━━━ Task data
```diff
diff --git a/vit-ocm-wmsegmentation_amd/csrc/kernels_attn.hip b/vit-ocm-wmsegmentation_amd/csrc/kernels_attn.hip
--- a/vit-ocm-wmsegmentation_amd/csrc/kernels_attn.hip
+++ b/vit-ocm-wmsegmentation_amd/csrc/kernels_attn.hip
@@ -587,9 +587,24 @@
         if ((threadIdx.x & 63) == 0 && wg_ < 1024)                                                                   \
             g_astamps[(wg_ * 8 + (threadIdx.x >> 6 & 7)) * 16 + (k)] = wall_clock64();                               \
     } while (0)
+__device__ unsigned g_astamp_place[1024 * 4];
+extern "C" int ocm_debug_stamps_attn_place(unsigned *host, int n) {
+    return (int)hipMemcpyFromSymbol(host, HIP_SYMBOL(g_astamp_place), (size_t)n * 4);
+}
+#define ASTAMP_PLACE(lx, ly)                                                                                         \
+    do {                                                                                                             \
+        const unsigned wg_ = blockIdx.y * gridDim.x + blockIdx.x;                                                    \
+        if (threadIdx.x == 0 && wg_ < 1024) {                                                                        \
+            g_astamp_place[wg_ * 4 + 0] = __builtin_amdgcn_s_getreg(20 | (31 << 11));                                \
+            g_astamp_place[wg_ * 4 + 1] = __builtin_amdgcn_s_getreg(4 | (31 << 11));                                 \
+            g_astamp_place[wg_ * 4 + 2] = (unsigned)(lx);                                                            \
+            g_astamp_place[wg_ * 4 + 3] = (unsigned)(ly);                                                            \
+        }                                                                                                            \
+    } while (0)
 #else
 #define ASTAMP(k) ((void)0)
 #define ASTAMP_RT(k) ((void)0)
+#define ASTAMP_PLACE(lx, ly) ((void)0)
 #endif
 
 
@@ -853,6 +868,9 @@
 }
 
 
+#ifndef OCM_PP_ROT
+#define OCM_PP_ROT 32
+#endif
 template <bool WANT_O>
 __global__ __launch_bounds__(256, 3) void attn_fwd_x3_pp_kernel(const char *__restrict__ Q, const char *__restrict__ Kk,
                                                                const char *__restrict__ Vt, char *__restrict__ ctx,
@@ -862,8 +880,15 @@
     const int tid = threadIdx.x, lane = tid & 63;
     const int wave = __builtin_amdgcn_readfirstlane(tid >> 6);
     const int r = lane & 31, h = lane >> 5;
+    ASTAMP(0);
+    ASTAMP_RT(12);
     int qblk, bh;
+#if OCM_PP_ROT
+    xcd_remap2_rot(qblk, bh, OCM_PP_ROT);
+#else
     xcd_remap2(qblk, bh);
+#endif
+    ASTAMP_PLACE(qblk, bh);
     const int q0 = (qblk * NW + wave) * 32;
     const bool active = q0 < N;
     const char *Qb = Q + (int64_t)bh * npad * (HD * 4);
@@ -893,12 +918,6 @@
 #define OCM_PP_DMA_K(t, slot) (void)0
 #define OCM_PP_DMA_V(t, slot) (void)0
 #endif
-    OCM_PP_DMA_K(0, 0);
-    if (nt > 1) OCM_PP_DMA_K(1, 1);
-    if (WANT_O) OCM_PP_DMA_V(0, 0);
-    if (nt > 2) OCM_PP_DMA_K(2, 2);
-    if (WANT_O && nt > 1) OCM_PP_DMA_V(1, 1);
-    __builtin_amdgcn_s_waitcnt(0x0F70);
     auto block_barrier = [&]() {
         __builtin_amdgcn_sched_barrier(0);
         asm volatile("s_waitcnt lgkmcnt(0)" ::: "memory");
@@ -906,7 +925,32 @@
         asm volatile("" ::: "memory");
         __builtin_amdgcn_sched_barrier(0);
     };
+#define OCM_PP_VMCNT_Q(n) __builtin_amdgcn_s_waitcnt(0x0F70 | (n))
+#if defined(OCM_ABL) && OCM_ABL == 16
+    OCM_PP_DMA_K(0, 0);
+    if (nt > 1) OCM_PP_DMA_K(1, 1);
+    if (WANT_O) OCM_PP_DMA_V(0, 0);
+    if (nt > 2) OCM_PP_DMA_K(2, 2);
+    if (WANT_O && nt > 1) OCM_PP_DMA_V(1, 1);
+    OCM_PP_VMCNT_Q(0);
+    ASTAMP(1);
     block_barrier();
+    ASTAMP(2);
+#else
+    const int t1 = min(1, nt - 1), t2 = min(2, nt - 1);
+    OCM_PP_DMA_K(0, 0);
+    OCM_PP_DMA_K(t1, 1);
+    if (WANT_O) OCM_PP_DMA_V(0, 0);
+    OCM_PP_DMA_K(t2, 2);
+    if (WANT_O) OCM_PP_DMA_V(t1, 1);
+#ifdef OCM_GEMM_STAMPS
+    OCM_PP_VMCNT_Q(3 * KP + 2 * VP);
+    ASTAMP(1);
+#endif
+    OCM_PP_VMCNT_Q(2 * KP + 2 * VP);
+    block_barrier();
+    ASTAMP(2);
+#endif
 
     f32x16 O[2], S;
     bf16x8 ph[2], pl[2];
@@ -961,6 +1005,10 @@
         qk(0);
         Vblk(nt == 1);
     }
+    ASTAMP(3);
+#if !defined(OCM_ABL) || OCM_ABL != 16
+    OCM_VMCNT_ATTN(KP + VP);
+#endif
     block_barrier();
 
     int s0 = 0, s1 = 1;
@@ -984,13 +1032,19 @@
         else
             OCM_VMCNT_ATTN(0);
         block_barrier();
+        if (kt < 8) ASTAMP(4 + kt);
         s0 = s1;
         s1 = s2n;
     }
 #undef OCM_PP_DMA_K
 #undef OCM_PP_DMA_V
-
-    if (!active) return;
+#undef OCM_PP_VMCNT_Q
+    ASTAMP(14);
+
+    if (!active) {
+        ASTAMP_RT(13);
+        return;
+    }
     const float lt = l + __shfl_xor(l, 32, 64);
     const int qrow = q0 + r;
     if (lse2 && h == 0 && qrow < N) lse2[(int64_t)bh * N + qrow] = m + __log2f(lt);
@@ -1029,6 +1083,8 @@
                 }
             }
     }
+    ASTAMP(15);
+    ASTAMP_RT(13);
 }
 
 template <bool WANT_O>
```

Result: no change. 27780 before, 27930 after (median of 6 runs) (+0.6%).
━━━━━━
Task item:
Give the number of lines in the entries above that contain the word "threadIdx", with no accompanying text.

Solution for this exercise:
4